Disassembly file led_elf.dis interpretation:
//Assembly file _start: set up GPJ0CON of bit[0:15],to configure GPJ0_0/1/2/3 Pin for output function // Set the bit[12:23] of GPJ0CON and configure GPJ0_3/4/5 pins are output functions ldr r1, =0xE0200240 ldr r0, =0x00111000 str r0, [r1] mov r2, #0x1000 //Corresponding disassembly file part 00000000 <_start>: 0: e59f1070 ldr r1, [pc, #112] ; 78 <delay_loop+0x10> 4: e59f0070 ldr r0, [pc, #112] ; 7c <delay_loop+0x14> 8: e5810000 str r0, [r1] c: e3a02a01 mov r2, #4096 ; 0x1000 ...... 70: 1afffffc bne 68 <delay_loop> 74: e1a0f00e mov pc, lr 78: e0200240 eor r0, r0, r0, asr #4 7c: 00111000 andseq r1, r1, r0 80: e02000a0 eor r0, r0, r0, lsr #1 84: e0200244 eor r0, r0, r4, asr #4 88: e02000a4 eor r0, r0, r4, lsr #1
Here we interpret the first few sentences of the assembly file:
1.ldr r1, [pc, #112]: this sentence corresponds to LDR r1 of assembly file, = 0xe020240. The function is to save 0xe020240 into r1 register. [pc, #112] represents the data at the address of pc+70 (#112 is decimal). At this time, PC points to the lower two levels of the current address, that is, pc = 0 + 8, so pc+70 = 78. The data stored at address 78 is e020240, which is just equal to the data 0xe020240 to be loaded by the assembly statement. Therefore, ldr r1, [pc, #112] and LDR r1, = 0xe020240 realize the same function.
2.ldr r0, [pc, #112] corresponds to LDR R0 of assembly file, = 0x00111000. The interpretation method is the same as the above, but note that PC= 4 + 8 at this time.
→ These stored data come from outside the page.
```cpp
struct CropImageDesc {
    int64_t offset;
    int32_t height, width;
};
struct RunnerInParams {
    const uint8_t* images;
    long long images_bytes;
    const CropImageDesc* desc;
    int32_t n, swap_rb, max_h, max_w;
    uint8_t* t1;
    uint8_t* t2;
    size_t t_stride;
    uint8_t* inputs_u8;
    float* inputs_f32;
    int32_t inputs_f32_is_bf16;
    int32_t* status;
};
hipError_t launch_runner_inputs(const RunnerInParams& q, hipStream_t s);

struct JpegParams {
    uint8_t* crops_u8;
    const int32_t* qtab;
    void* x0;
    int32_t x0_bf16;
    int32_t bgr;
};
hipError_t launch_jpeg_roundtrip(const JpegParams& p, int ncrops, hipStream_t s);

struct CleanParams {
    const float* dets;
    const int32_t* counts;
    int32_t n_labels, max_det, n_decoded, fighters;
    int32_t class_ids[4];
    double* lab;
    int32_t* pixel_frame;
    double* pixel_box;
    int32_t* crop_kind;
    float* crop_row;
    int32_t* info;
    double* g6v;
};
hipError_t launch_clean_labels(const CleanParams& p, hipStream_t s);
struct CropImageDesc;
hipError_t launch_detector_plan(const int32_t* pixel_frame, const double* pixel_box, const int32_t* crop_kind, const int32_t* info4, int n_labels, int F,
                                int32_t* det_index, int32_t* src_own, int32_t* rep_entry, double* rep_boxes, int32_t* rep_src, int32_t* words5,
                                hipStream_t s);
hipError_t launch_detector_desc(CropImageDesc* desc, const int32_t* crop_kind, int n_entries, int F, int step_frames, long long region,
                                const int32_t* rep_entry, int n_rep, long long rep_base, hipStream_t s);

struct SaveBoxRect { int32_t x1, y1, w, h; };
struct SaveBoxParams {
    const uint8_t* frames;
    int32_t height, width, fighters, n_entries;
    const float* dets;
    const int32_t* counts;
    int32_t max_det;
    const int32_t* det_index;
    const int32_t* src_frame;
    int32_t n_src;
    int32_t class_ids[4];
    float gain, pad;
    uint8_t* images;
    unsigned long long capacity;
    CropImageDesc* desc;
    SaveBoxRect* rects;
    int32_t* overflow;
    int32_t quality;
    int32_t qtab[128];
};
hipError_t launch_save_one_box(const SaveBoxParams& p, hipStream_t s);

struct RectResizeParams {
    const uint8_t* frames;
    int32_t height, width;
    int32_t n_rects;
    int32_t x1[4], y1[4], x2[4], y2[4];
    int32_t out_w, out_h[4];
    int32_t out_h_cap;
    uint8_t* out;
};
hipError_t launch_rect_resize(const RectResizeParams& q, int n_frames, hipStream_t s);
hipError_t preprocess_init_device();
hipError_t launch_project_boxes(const double* log, double* boxes, int32_t n, hipStream_t s);

struct DetectParams {
    const float* pred;
    int32_t n_frames, rows, nc, max_det;
    float conf_thres, iou_thres;
    uint32_t class_mask;
    uint32_t class_words[3];
    float pad_x, pad_y, gain;
    float img_w, img_h;
    float* dets;
    int32_t* counts;
};
hipError_t launch_detect_nms(const DetectParams& q, hipStream_t s);
constexpr int DETECT_MAX_CLASSES = 80;
hipError_t launch_detect_nms_classes(const DetectParams& q, hipStream_t s);

hipError_t launch_linear_f32(const float* X, int ld, const float* W, const float* bias, float* C, int ldc, int M, int N, int K, int relu,
                             hipStream_t s);
hipError_t launch_spin(int32_t microseconds, hipStream_t s);
hipError_t launch_gate(const int* flag, int32_t max_microseconds, hipStream_t s);
hipError_t launch_nchw_to_padded(const float* x, float* out, int32_t n, int32_t out_bf16, hipStream_t s);
hipError_t launch_nchw_to_padded_sized(const float* x, float* out, int32_t n, int32_t hw, hipStream_t s);
hipError_t launch_maxpool(const float* in, float* out, int32_t n, hipStream_t s);
hipError_t launch_avgpool(const float* in, float* out, int32_t n, hipStream_t s);
hipError_t launch_maxpool_bf16(const void* in, void* out, int32_t n, hipStream_t s);
hipError_t launch_avgpool_bf16(const void* in, float* out, int32_t n, hipStream_t s);
hipError_t launch_window_gather(int32_t* gather, int32_t frame_num_lo, int32_t count, int32_t fighters,
                                int32_t seq, int32_t delta, int32_t max_frames, int32_t min_frame, int32_t sub_frames, hipStream_t s);
hipError_t launch_identity_gather(int32_t* gather, int32_t n, hipStream_t s);
hipError_t launch_scatter_rows(const float* feats, const int32_t* st, const int32_t* ids, float* cache, int32_t* cache_st,
                               int32_t n, int32_t fighters, int32_t clip_frames, int32_t* bad_ids, hipStream_t s);

struct HeadParams {
    const float* h1;
    const float* slab;
    const float* b1;
    int32_t splitk;
    const float* w2;
    const float* b2;
    const float* w3;
    const float* b3;
    float* logp;
    void* records;
    const int32_t* crop_status;
    const int32_t* gather;
    int32_t nwin, num_actions, fighters, seq;
    int32_t class_ids[4];
};
hipError_t launch_head_mlp(const HeadParams& p, hipStream_t s);

constexpr int EVAL_SLAB_PARTS = 1024;
hipError_t launch_eval_rows(const float* logp, int ld, int n, int A, const int32_t* labels, int label_stride, unsigned long long* counts,
                            double* sums, unsigned long long* confusion, double* slab, hipStream_t s);

struct AnnotParams {
    const unsigned char* in;
    unsigned char* out;
    const void* items;
    const int* counts;
    const unsigned char* text;
    const unsigned char* atlas;
    int n, H, W, pad_left, pad_right, pad_bottom;
    int cell_w, cell_h, n_chars;
};
hipError_t launch_annotate(const AnnotParams& p, hipStream_t s);

struct AdamScalars {
    double one_minus_b1, b2, one_minus_b2;
    float step_size, bc2_sqrt, eps;
};
struct HeadTensors {
    const float* p[6];
};
struct HeadTrainParams {
    const float* feats;
    const int32_t* gather;
    const int32_t* labels;
    int32_t n_rows, B, S, A, apply;
    float* w[6];
    float* m[6];
    float* v[6];
    float *h1, *h2, *dz3, *dz2, *dz1, *loss_b, *gs, *stats;
    int32_t* hit_b;
    float* stats_out;
    float* grads_out;
};
size_t head_tensor_floats(int S, int A);
hipError_t launch_head_train_step(const HeadTrainParams& p, const AdamScalars& ak, hipStream_t s);
hipError_t launch_head_export(const HeadTensors& src, int S, int A, float* out, hipStream_t s);

}
```

playaid_core_amd/csrc/pigemm.hip:

```cpp
#include "pgemm_common.h"

#include <algorithm>
#include <type_traits>
#include <cstdio>
#include <cstdlib>
#include <vector>

namespace pa {


namespace {

typedef __attribute__((address_space(3))) float lds_f32;
typedef __attribute__((address_space(3))) f32x4 lds_f32x4;

template <int N> __device__ __forceinline__ void pg_wait_vm() { wait_vmcnt<(N > 63 ? 63 : N)>(); }

}
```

3. str r0, [r1] statement Assembly statement and disassembly statement are consistent.
4. mov r2, #4096 corresponds to the assembled mov r2, #0x1000. They are the same. The decimal 4096 is equal to the hexadecimal 0x1000.
Supplement: 1 The PC points to the first two stages of the current address because of the existence of pipeline. The pipeline stages of different types of ARM chips are different, but in the disassembly file, in order to unify, they are processed according to the three-stage pipeline.
2. Why load data into registers, either directly (mov r2, #4096) or by relative addressing (ldr r1, [pc, #112])? Legal and illegal immediate numbers are involved here. The simple incoming book is that the data is too large and the data part of a sentence cannot be expressed. Therefore, the data to be loaded is placed at an address, and the ldr is also a pseudo instruction when it is needed.